Da einer Aufforderung der Stadt Jena zur Räumung des Platzes zum 1. November 2018 nicht nachgekommen worden war (unter anderem sah man auf Seiten der „Anderswohner“ darin einen schweren Verstoß des Oberbürgermeisters gegen einen Stadtratsbeschluss, in dem dieser gebeten worden war, nach weiteren Lösungen zu suchen und so lange das alternative Wohnkonzept in Löbstedt zu dulden), wurde nun die Allgemeinverfügung erlassen. Einzelnen Bewohnern des Wagenplatzes und deren Rechtsanwältin wurde dieser Verfahrensweg bereits vor einiger Zeit am Tisch des Oberbürgermeisters angekündigt. Damit alle Bewohner und Bewohnerinnen hiervon Kenntnis erlangen wurde das Schriftstück der Allgemeinverfügung über das Amtsblatt sowie über einen Aushang am Grundstück veröffentlicht. Darüber hinaus wurde der Rechtsanwältin des Vereins das Schreiben zugestellt. HIER kann man die Verfügung lesen.
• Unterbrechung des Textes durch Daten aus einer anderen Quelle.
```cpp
#include <stddef.h>
#include <stdint.h>

#ifdef __cplusplus
extern "C" {
#endif

#define VQHIP_VERSION_MAJOR 0
#define VQHIP_VERSION_MINOR 1

#define VQHIP_OK 0
#define VQHIP_ERR_NULL_PTR (-1)
#define VQHIP_ERR_INVALID_INPUT (-3)
#define VQHIP_ERR_NO_DEVICE (-4)
#define VQHIP_ERR_RUNTIME (-5)
#define VQHIP_ERR_UNSUPPORTED (-6)
#define VQHIP_ERR_FAILURE (-99)

#define VQHIP_SQUARED_EUCLIDEAN 0
#define VQHIP_EUCLIDEAN 1
#define VQHIP_MANHATTAN 2
#define VQHIP_COSINE 3
// ... 13 lines not shown
const char *vqhip_backend(void);
const char *vqhip_last_error(void);
int vqhip_device_count(void);
int vqhip_set_device(int device);
int vqhip_get_device(int *device);
int vqhip_set_stream(void *hip_stream);
int vqhip_synchronize(void);
int vqhip_selftest(float *bf16_32x32x16_ratio, float *bf16_16x16x32_ratio, int *bf16_engine_trusted);
int vqhip_mfma_bf16_probe(const uint16_t *a, const uint16_t *b, const float *c, uint64_t trials, float *d);
int vqhip_mfma_bf16_model(const uint16_t *a, const uint16_t *b, const float *c, uint64_t trials, float *d);
int vqhip_mfma_bf16_model_check(uint64_t trials, uint64_t seed, uint64_t *mismatches, uint64_t *first_bad_trial);
int vqhip_mfma_bf16_model_failures(uint64_t trials, uint64_t seed, uint64_t *trial_ids, uint32_t cap, uint64_t *n_failures);
int vqhip_mfma_bf16_model_case(uint64_t seed, uint64_t trial, uint16_t *a, uint16_t *b, float *c);
int vqhip_last_assign_stats(uint64_t *rechecked, int *engine);
int vqhip_last_screen_products(int *products);

int vqhip_set_profiling(int on);
int vqhip_profile_collect(uint32_t *n_calls, double *primary_ms, double *recheck_ms);
int vqhip_xfer_lane_calls(uint64_t *calls);
int vqhip_memcpy_device(void *dst, const void *src, uint64_t bytes);

int vqhip_dataset_from_host(const float *rows, uint64_t n, uint32_t d, vqhip_dataset **out);
int vqhip_dataset_from_device(const void *dev_rows, uint64_t n, uint32_t d, vqhip_dataset **out);
int vqhip_dataset_synthetic(uint64_t n, uint32_t d, uint64_t seed, uint64_t row_offset,
                            vqhip_dataset **out);
int vqhip_dataset_info(const vqhip_dataset *ds, uint64_t *n, uint32_t *d, const void **dev_rows);
int vqhip_dataset_read(const vqhip_dataset *ds, uint64_t row0, uint64_t nrows, float *out);
int vqhip_dataset_destroy(vqhip_dataset *ds);
int vqhip_synth_uniform_host(float *out, uint64_t n, uint32_t d, uint64_t seed,
                             uint64_t row_offset);
// ... 283 lines not shown
```

vq_amd/_lib.py:

```python
from __future__ import annotations

import ctypes as C
import os

import numpy as np

from . import _arena

from .errors import FfiError

_HERE = os.path.dirname(os.path.abspath(__file__))
LIB_PATH = os.environ.get("VQHIP_LIB_PATH", os.path.join(_HERE, "libvqhip.so"))

OK = 0
ERR_NULL_PTR, ERR_INVALID_INPUT, ERR_NO_DEVICE, ERR_RUNTIME, ERR_UNSUPPORTED, ERR_FAILURE = (
    -1, -3, -4, -5, -6, -99)

SQUARED_EUCLIDEAN, EUCLIDEAN, MANHATTAN, COSINE, COSINE_UNCLAMPED = 0, 1, 2, 3, 4
IVF_RESIDUAL = 1
ENGINE_AUTO, ENGINE_EXACT, ENGINE_MFMA, ENGINE_MFMA_BF16 = 0, 1, 2, 3

_u8p = C.POINTER(C.c_uint8)
_u16p = C.POINTER(C.c_uint16)
_u32p = C.POINTER(C.c_uint32)
# ... 1 lines not shown
_i32p = C.POINTER(C.c_int32)
_f32p = C.POINTER(C.c_float)
_vp = C.c_void_p
_vpp = C.POINTER(C.c_void_p)

SIGNATURES = {
    "vqhip_backend": (C.c_char_p, []),
    "vqhip_last_error": (C.c_char_p, []),
    "vqhip_device_count": (C.c_int, []),
    "vqhip_set_device": (C.c_int, [C.c_int]),
    "vqhip_get_device": (C.c_int, [C.POINTER(C.c_int)]),
    "vqhip_set_stream": (C.c_int, [_vp]),
    "vqhip_synchronize": (C.c_int, []),
    "vqhip_last_assign_stats": (C.c_int, [_u64p, C.POINTER(C.c_int)]),
    "vqhip_last_screen_products": (C.c_int, [C.POINTER(C.c_int)]),
    "vqhip_xfer_lane_calls": (C.c_int, [C.POINTER(C.c_uint64)]),
    "vqhip_set_profiling": (C.c_int, [C.c_int]),
    "vqhip_profile_collect": (C.c_int, [_u32p, C.POINTER(C.c_double), C.POINTER(C.c_double)]),
    "vqhip_memcpy_device": (C.c_int, [_vp, _vp, C.c_uint64]),
    "vqhip_code_bytes": (C.c_uint32, [C.c_uint32]),
    "vqhip_dataset_from_host": (C.c_int, [_f32p, C.c_uint64, C.c_uint32, _vpp]),
    "vqhip_dataset_from_device": (C.c_int, [_vp, C.c_uint64, C.c_uint32, _vpp]),
    "vqhip_dataset_synthetic": (C.c_int, [C.c_uint64, C.c_uint32, C.c_uint64, C.c_uint64, _vpp]),
    "vqhip_dataset_info": (C.c_int, [_vp, _u64p, _u32p, _vpp]),
    "vqhip_dataset_read": (C.c_int, [_vp, C.c_uint64, C.c_uint64, _f32p]),
    "vqhip_dataset_destroy": (C.c_int, [_vp]),
    "vqhip_synth_uniform_host": (C.c_int, [_f32p, C.c_uint64, C.c_uint32, C.c_uint64, C.c_uint64]),
    "vqhip_kmeans_create": (C.c_int, [_vp, C.c_uint32, C.c_uint32, _vpp]),
    "vqhip_kmeans_destroy": (C.c_int, [_vp]),
    "vqhip_kmeans_set_centroids": (C.c_int, [_vp, _f32p]),
# ... 1132 lines not shown
    check(load().vqhip_memcpy_device(C.c_void_p(dst), C.c_void_p(src), nbytes))


def last_assign_stats():
    r, e = C.c_uint64(), C.c_int()
    check(load().vqhip_last_assign_stats(C.byref(r), C.byref(e)))
    return int(r.value), int(e.value)


def last_screen_products() -> int:
    p = C.c_int()
    check(load().vqhip_last_screen_products(C.byref(p)))
    return int(p.value)


def param_check(rc: int) -> None:
    if rc == OK:
        return
    import re

    from .errors import InvalidParameter

    msg = last_error()
    m = re.fullmatch(r"Invalid parameter '([^']*)': (.*)", msg, flags=re.S)
    if rc == ERR_INVALID_INPUT and m:
        raise InvalidParameter(m.group(1), m.group(2))
    raise FfiError(msg or f"libvqhip status {rc}", rc)


def elementwise(fn: str, params, a, in_dtype, out_dtype, out=None) -> np.ndarray:
# ... 12 lines not shown
```

vq_amd/csrc/api.hip:

```cpp
#include <algorithm>
#include <atomic>
#include <cmath>
#include <cstdlib>
#include <cstring>
#include <limits>
#include <map>
#include <memory>
#include <condition_variable>
#include <mutex>
#include <new>
#include <thread>
#include <vector>

#include "adc_plan.hpp"
#include "kernels.hpp"

namespace vqhip {

ThreadState &tls() {
    static thread_local ThreadState st;
    return st;
}

int fail(int code, const char *fmt, ...) {
// ... 1020 lines not shown

int vqhip_mfma_bf16_model_case(uint64_t seed, uint64_t trial, uint16_t *a, uint16_t *b, float *c) {
    if (!a || !b || !c) return fail(VQHIP_ERR_NULL_PTR, "NULL argument");
    mfma_bf16_model_case(seed, trial, a, b, c);
    return VQHIP_OK;
}

int vqhip_synchronize(void) {
    VQ_TRY(require_gfx950());
    hipStream_t s;
    VQ_TRY(current_stream(&s));
    VQ_HIP(hipStreamSynchronize(s));
    return VQHIP_OK;
}

int vqhip_last_assign_stats(uint64_t *rechecked, int *engine) {
    VQ_API_BEGIN
    ThreadState &st = tls();
    if (engine) *engine = st.last_engine;
    if (rechecked) {
        *rechecked = 0;
        if (!g_last_ws) return VQHIP_OK;
        WsPin pin(g_last_ws);
        if (!pin.ws) return VQHIP_OK;
        AssignWorkspace *ws = pin.ws;
        Entry in(*pin.sync);
        if (ws->stats_pending) {
            hipStream_t s;
            VQ_TRY(in.stream(&s));
            uint64_t tot = 0;
            if (ws->last_segmented) {
                if (ws->last_n_seg > 0) {
                    VQ_HIP(hipMemcpyAsync(ws->seg_host, ws->wl_seg.p, (size_t)ws->stats_m * ws->last_n_seg * 8, hipMemcpyDeviceToHost, s));
                    VQ_HIP(hipStreamSynchronize(s));
                    for (size_t i = 0; i < (size_t)ws->stats_m * ws->last_n_seg; ++i) tot += ws->seg_host[2 * i + 1];
                }
            } else {
                VQ_HIP(hipMemcpyAsync(ws->stats_host, ws->wl_count.p, (size_t)ws->stats_m * 4, hipMemcpyDeviceToHost, s));
                VQ_HIP(hipStreamSynchronize(s));
                for (uint32_t i = 0; i < ws->stats_m; ++i) tot += ws->stats_host[i];
            }
            in.synced();
            *rechecked = tot;
        }
    }
    return VQHIP_OK;
    VQ_API_END
}

int vqhip_last_screen_products(int *products) {
    if (!products) return fail(VQHIP_ERR_NULL_PTR, "NULL argument");
    const ThreadState &st = tls();
    *products = (st.last_engine == VQHIP_ENGINE_MFMA_BF16) ? st.last_products : 0;
    return VQHIP_OK;
}

int vqhip_xfer_lane_calls(uint64_t *calls) {
    if (!calls) return fail(VQHIP_ERR_NULL_PTR, "NULL argument");
    *calls = g_xfer_lane_calls.load();
    return VQHIP_OK;
// ... 3166 lines not shown
```

vq_amd/csrc/k_exact.hip:

```cpp
#include "kernels.hpp"
#include <type_traits>

#pragma clang fp contract(off)

namespace vqhip {
namespace {

constexpr int kExactBlock = 256;

template <int METRIC, int SD, bool GENERIC>
__device__ __forceinline__ uint32_t scan_one(const float *__restrict__ xrow, uint32_t sd_rt,
                                             const float *__restrict__ cbs,
                                             const float *__restrict__ cnsq, uint32_t k) {
    const uint32_t sd = GENERIC ? sd_rt : (uint32_t)SD;
    float x[GENERIC ? 1 : SD];
    if constexpr (!GENERIC) {
#pragma unroll
        for (int t = 0; t < SD; ++t) x[t] = xrow[t];
    }
    float na = 0.0f;
    if constexpr (vq_is_cos(METRIC)) {
        float sa = -0.0f;
        if constexpr (GENERIC) {
            for (uint32_t t = 0; t < sd; ++t) {
// ... 203 lines not shown
                const float dist = acc[jj][r];
                if (j == 0) {
                    best_dist = dist;
                } else if (dist < best_dist) {
                    best_dist = dist;
                    best = j;
                }
            }
        }
        __syncthreads();
    }
    if (q == 0 && row0 + r < n) store_code(codes, (row0 + r) * m + s, best, k);
}

template <int METRIC, int SD>
__device__ __forceinline__ float exact_dist_fixed(const float (&x)[SD], const float *__restrict__ c,
                                                  float na, float nb) {
    if constexpr (METRIC == VQHIP_SQUARED_EUCLIDEAN || METRIC == VQHIP_EUCLIDEAN) {
        float acc = 0.0f;
#pragma unroll
        for (int t = 0; t < SD; ++t) {
            float diff = x[t] - c[t];
            float sq = diff * diff;
            acc = acc + sq;
        }
        return (METRIC == VQHIP_EUCLIDEAN) ? sqrtf(acc) : acc;
    } else if constexpr (METRIC == VQHIP_MANHATTAN) {
        float acc = 0.0f;
#pragma unroll
        for (int t = 0; t < SD; ++t) {
            float diff = x[t] - c[t];
            acc = acc + fabsf(diff);
        }
        return acc;
    } else {
        float dot = -0.0f;
#pragma unroll
        for (int t = 0; t < SD; ++t) {
            float p = x[t] * c[t];
            dot = dot + p;
        }
        return vq_cosine_finish(METRIC, dot, na, nb);
    }
}

template <int METRIC, int SD>
__global__ __launch_bounds__(1024) void k_recheck_wave(
    const float *__restrict__ X, uint32_t d, uint32_t m, uint32_t k,
    const float *__restrict__ cb, const float *__restrict__ cnsqrt,
    const uint32_t *__restrict__ sub_list, const uint32_t *__restrict__ wl_rows,
    const uint32_t *__restrict__ wl_count, uint64_t wl_stride, const uint32_t *__restrict__ wl_seg,
    uint32_t n_seg, uint8_t *__restrict__ codes) {
    const uint32_t s = sub_list ? sub_list[blockIdx.y] : blockIdx.y;
    const uint32_t lane = threadIdx.x & 63;
    uint32_t count, first, wave, n_waves;
    if (wl_seg) {
        const uint32_t *sg = wl_seg + ((size_t)s * n_seg + blockIdx.x) * 2;
        first = sg[0];
        count = sg[1];
        wave = threadIdx.x >> 6;
        n_waves = blockDim.x >> 6;
    } else {
        first = 0;
        count = wl_count[s];
        wave = blockIdx.x * (blockDim.x >> 6) + (threadIdx.x >> 6);
        n_waves = gridDim.x * (blockDim.x >> 6);
    }
    const float *cbs = cb + (size_t)s * k * SD;
    const float *cnsq = cnsqrt ? cnsqrt + (size_t)s * k : nullptr;
    const uint32_t NONE = 0xFFFFFFFFu;
    for (uint32_t i = wave; i < count; i += n_waves) {
        const uint64_t row = wl_rows[(size_t)s * wl_stride + first + i];
        const float *xrow = X + row * d + (size_t)s * SD;
        float x[SD];
// ... 23 lines not shown
            }
        }
#pragma unroll
        for (int off = 32; off > 0; off >>= 1) {
            const float od = __shfl_xor(bd, off);
            const uint32_t oj = (uint32_t)__shfl_xor((int)bj, off);
            const bool take = (oj != NONE) && (bj == NONE || od < bd || (od == bd && oj < bj));
            bd = take ? od : bd;
            bj = take ? oj : bj;
        }
        const bool blocked = __shfl((int)d0_nan, 0) != 0;
        if (lane == 0) store_code(codes, row * m + s, (blocked || bj == NONE) ? 0u : bj, k);
    }
}

template <int CTRL>
__device__ __forceinline__ void argmin_dpp_step(float &bd, uint32_t &bj) {
    const float od = __int_as_float(__builtin_amdgcn_update_dpp(__float_as_int(bd), __float_as_int(bd), CTRL, 0xF, 0xF, false));
    const uint32_t oj = (uint32_t)__builtin_amdgcn_update_dpp((int)bj, (int)bj, CTRL, 0xF, 0xF, false);
    const bool take = (od < bd) | ((od == bd) & (oj < bj));
    bd = take ? od : bd;
    bj = take ? oj : bj;
}
__device__ __forceinline__ void argmin_wave(float &bd, uint32_t &bj) {
    argmin_dpp_step<0xB1>(bd, bj);
    argmin_dpp_step<0x4E>(bd, bj);
    argmin_dpp_step<0x141>(bd, bj);
    argmin_dpp_step<0x140>(bd, bj);
    float rd = __int_as_float(__builtin_amdgcn_readlane(__float_as_int(bd), 0));
    uint32_t rj = (uint32_t)__builtin_amdgcn_readlane((int)bj, 0);
#pragma unroll
    for (int r = 16; r < 64; r += 16) {
        const float od = __int_as_float(__builtin_amdgcn_readlane(__float_as_int(bd), r));
        const uint32_t oj = (uint32_t)__builtin_amdgcn_readlane((int)bj, r);
        const bool take = (od < rd) | ((od == rd) & (oj < rj));
        rd = take ? od : rd;
        rj = take ? oj : rj;
    }
    bd = rd;
    bj = rj;
}

template <int METRIC, int SD, int KPL>
__global__ __launch_bounds__(256) void k_recheck_resident(
    const float *__restrict__ X, uint32_t d, uint32_t m, uint32_t k,
    const float *__restrict__ cb, const float *__restrict__ cnsqrt,
    const uint32_t *__restrict__ sub_list, const uint32_t *__restrict__ wl_rows, uint64_t wl_stride,
    const uint32_t *__restrict__ wl_seg, const uint32_t *__restrict__ wl_count, uint32_t n_seg, uint32_t parts,
    uint8_t *__restrict__ codes) {
    const uint32_t s = sub_list ? sub_list[blockIdx.y] : blockIdx.y;
    const uint32_t lane = threadIdx.x & 63;
    const uint32_t wave = __builtin_amdgcn_readfirstlane(blockIdx.x * 4 + (threadIdx.x >> 6));
    const uint32_t n_waves = gridDim.x * 4;
    const float *cbs = cb + (size_t)s * k * SD;
    const uint32_t NONE = 0xFFFFFFFFu;
    constexpr bool PK = (METRIC == VQHIP_SQUARED_EUCLIDEAN || METRIC == VQHIP_EUCLIDEAN) && (KPL % 2 == 0);
    typedef float f2 __attribute__((ext_vector_type(2)));
    float c[PK ? 1 : KPL][SD];
    f2 cp[PK ? KPL / 2 : 1][SD];
    float cn[KPL];
#pragma unroll
    for (int i = 0; i < KPL; ++i) {
        const uint32_t j = lane + 64u * i;
        const float *src = cbs + (size_t)(j < k ? j : 0u) * SD;
#pragma unroll
        for (int t = 0; t < SD; t += 4) {
            const float4 v = *reinterpret_cast<const float4 *>(src + t);
            const float e[4] = {v.x, v.y, v.z, v.w};
#pragma unroll
            for (int u = 0; u < 4; ++u) {
                if constexpr (PK) {
                    if (i % 2 == 0) cp[i / 2][t + u].x = e[u];
                    else cp[i / 2][t + u].y = e[u];
                } else {
                    c[i][t + u] = e[u];
                }
            }
        }
        cn[i] = (vq_is_cos(METRIC)) ? cnsqrt[(size_t)s * k + (j < k ? j : 0u)] : 0.0f;
    }
    const uint32_t *rows_s = wl_rows + (size_t)s * wl_stride;
    for (uint32_t unit = wave; unit < n_seg * parts; unit += n_waves) {
        const uint32_t seg = unit / parts, part = unit - seg * parts;
        const uint32_t *sg = wl_seg ? wl_seg + ((size_t)s * n_seg + seg) * 2 : nullptr;
        const uint32_t seg_first = sg ? sg[0] : 0u, seg_count = sg ? sg[1] : wl_count[s];
        const uint32_t share = (seg_count + parts - 1) / parts;
        const uint32_t lo = part * share, hi = min(seg_count, lo + share);
        for (uint32_t base = lo; base < hi; base += 64) {
            const uint32_t nb = min(64u, hi - base);
            const uint32_t my_row = rows_s[seg_first + base + min(lane, nb - 1)];
            auto fetch = [&](uint32_t e, float (&x)[SD]) {
                const uint32_t row = (uint32_t)__builtin_amdgcn_readlane((int)my_row, (int)e);
                const float *xrow = X + (size_t)row * d + (size_t)s * SD;
#pragma unroll
                for (int t = 0; t < SD; t += 4) {
                    const float4 v = *reinterpret_cast<const float4 *>(xrow + t);
                    x[t] = v.x, x[t + 1] = v.y, x[t + 2] = v.z, x[t + 3] = v.w;
                }
            };
            float xn[SD];
            fetch(0, xn);
            for (uint32_t e = 0; e < nb; ++e) {
                float x[SD];
#pragma unroll
                for (int t = 0; t < SD; ++t) x[t] = xn[t];
                if (e + 1 < nb) fetch(e + 1, xn);
                float na = 0.0f;
                if constexpr (vq_is_cos(METRIC)) {
                    float sa = -0.0f;
#pragma unroll
                    for (int t = 0; t < SD; ++t) {
                        float p = x[t] * x[t];
                        sa = sa + p;
                    }
                    na = sqrtf(sa);
                }
                float bd = __builtin_inff();
                uint32_t bj = NONE;
                bool d0_nan = false;
                auto consider = [&](int i, float dist) {
                    const uint32_t j = lane + 64u * i;
                    const bool isnan_d = dist != dist;
                    if (i == 0) d0_nan = isnan_d && (lane == 0);
                    const bool better = (j < k) & !isnan_d & ((bj == NONE) | (dist < bd));
                    bd = better ? dist : bd;
                    bj = better ? j : bj;
                };
                if constexpr (PK) {
#pragma unroll
                    for (int p = 0; p < KPL / 2; ++p) {
                        f2 acc = {0.0f, 0.0f};
#pragma unroll
                        for (int t = 0; t < SD; ++t) {
                            const f2 xx = {x[t], x[t]};
                            const f2 diff = xx - cp[p][t];
                            const f2 sq = diff * diff;
                            acc = acc + sq;
                        }
                        consider(2 * p, (METRIC == VQHIP_EUCLIDEAN) ? sqrtf(acc.x) : acc.x);
                        consider(2 * p + 1, (METRIC == VQHIP_EUCLIDEAN) ? sqrtf(acc.y) : acc.y);
                    }
                } else {
#pragma unroll
                    for (int i = 0; i < KPL; ++i) consider(i, exact_dist_fixed<METRIC, SD>(x, c[i], na, cn[i]));
                }
                argmin_wave(bd, bj);
                const bool blocked = __builtin_amdgcn_readlane((int)d0_nan, 0) != 0;
                const uint32_t row = (uint32_t)__builtin_amdgcn_readlane((int)my_row, (int)e);
                if (lane == 0) store_code(codes, (size_t)row * m + s, (blocked || bj == NONE) ? 0u : bj, k);
            }
        }
    }
}
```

Und wie geht es nun weiter? Im MDR legte Oberbürgermeister Dr. Thomas Nitzsche gestern noch einmal seine Gründe dar: 1.) Der weitere Verbleib der derzeit rund zehn Bauwagen, Wohnwagen und sonstigen Fahrzeuge, die zum Wohnen genutzt werden auf dem sog. Wagenplatz (einem Wendehammer der Straße Am Steinbach) ist rechtlich zu unterbinden und, ja, er folge 2.) dem Stadtratsbeschluss, eine Lösung zu finden, arbeite hierfür u.a. mit dem Freistaat zusammen, um die Gesetzlichkeiten ändern zu lassen. Solange er dieser Suche nachgehe, müssten die Wagenbürger sich darauf einrichten, „herkömmlich zu wohnen“, so Nitzsche. Diese haben bereits über ihre Rechtsanwältin ankündigen lassen, mit einer Klage vor Gericht ihr Recht zu suchen … im wahrsten Sinne des Wortes.
Allerdings dürften bei einer Zwangsräumung ganz erhebliche Kosten auf jeden einzelnen Wagenbürger zukommen. Vor einiger Zeit hatte der Kommunalservice Jena bereits eine Fachfirma beauftragt, ein Angebot für eine solche Räumung, u.a. mit Hilfe von Tiefladern, sowie das anschließende Verbringen der Fahrzeuge auf einen Abstellplatz, zu stellen. Die Kosten hierfür sollen je nach Fahrzeug zwischen rund 2.300 bis etwa 5.700 Euro betragen plus im Mittel 20 Euro für den Abstellplatz je Tag und Fahrzeug. Die mehrere Seiten umfassende Allgemeinverfügung enthält auch eine Mitteilung darüber, dass es zu dulden sei, wenn die im Eigentum der Wagenbürger stehenden Fahrzeuge von dem öffentlichen städtischen Straßengrundstück entfernt werden.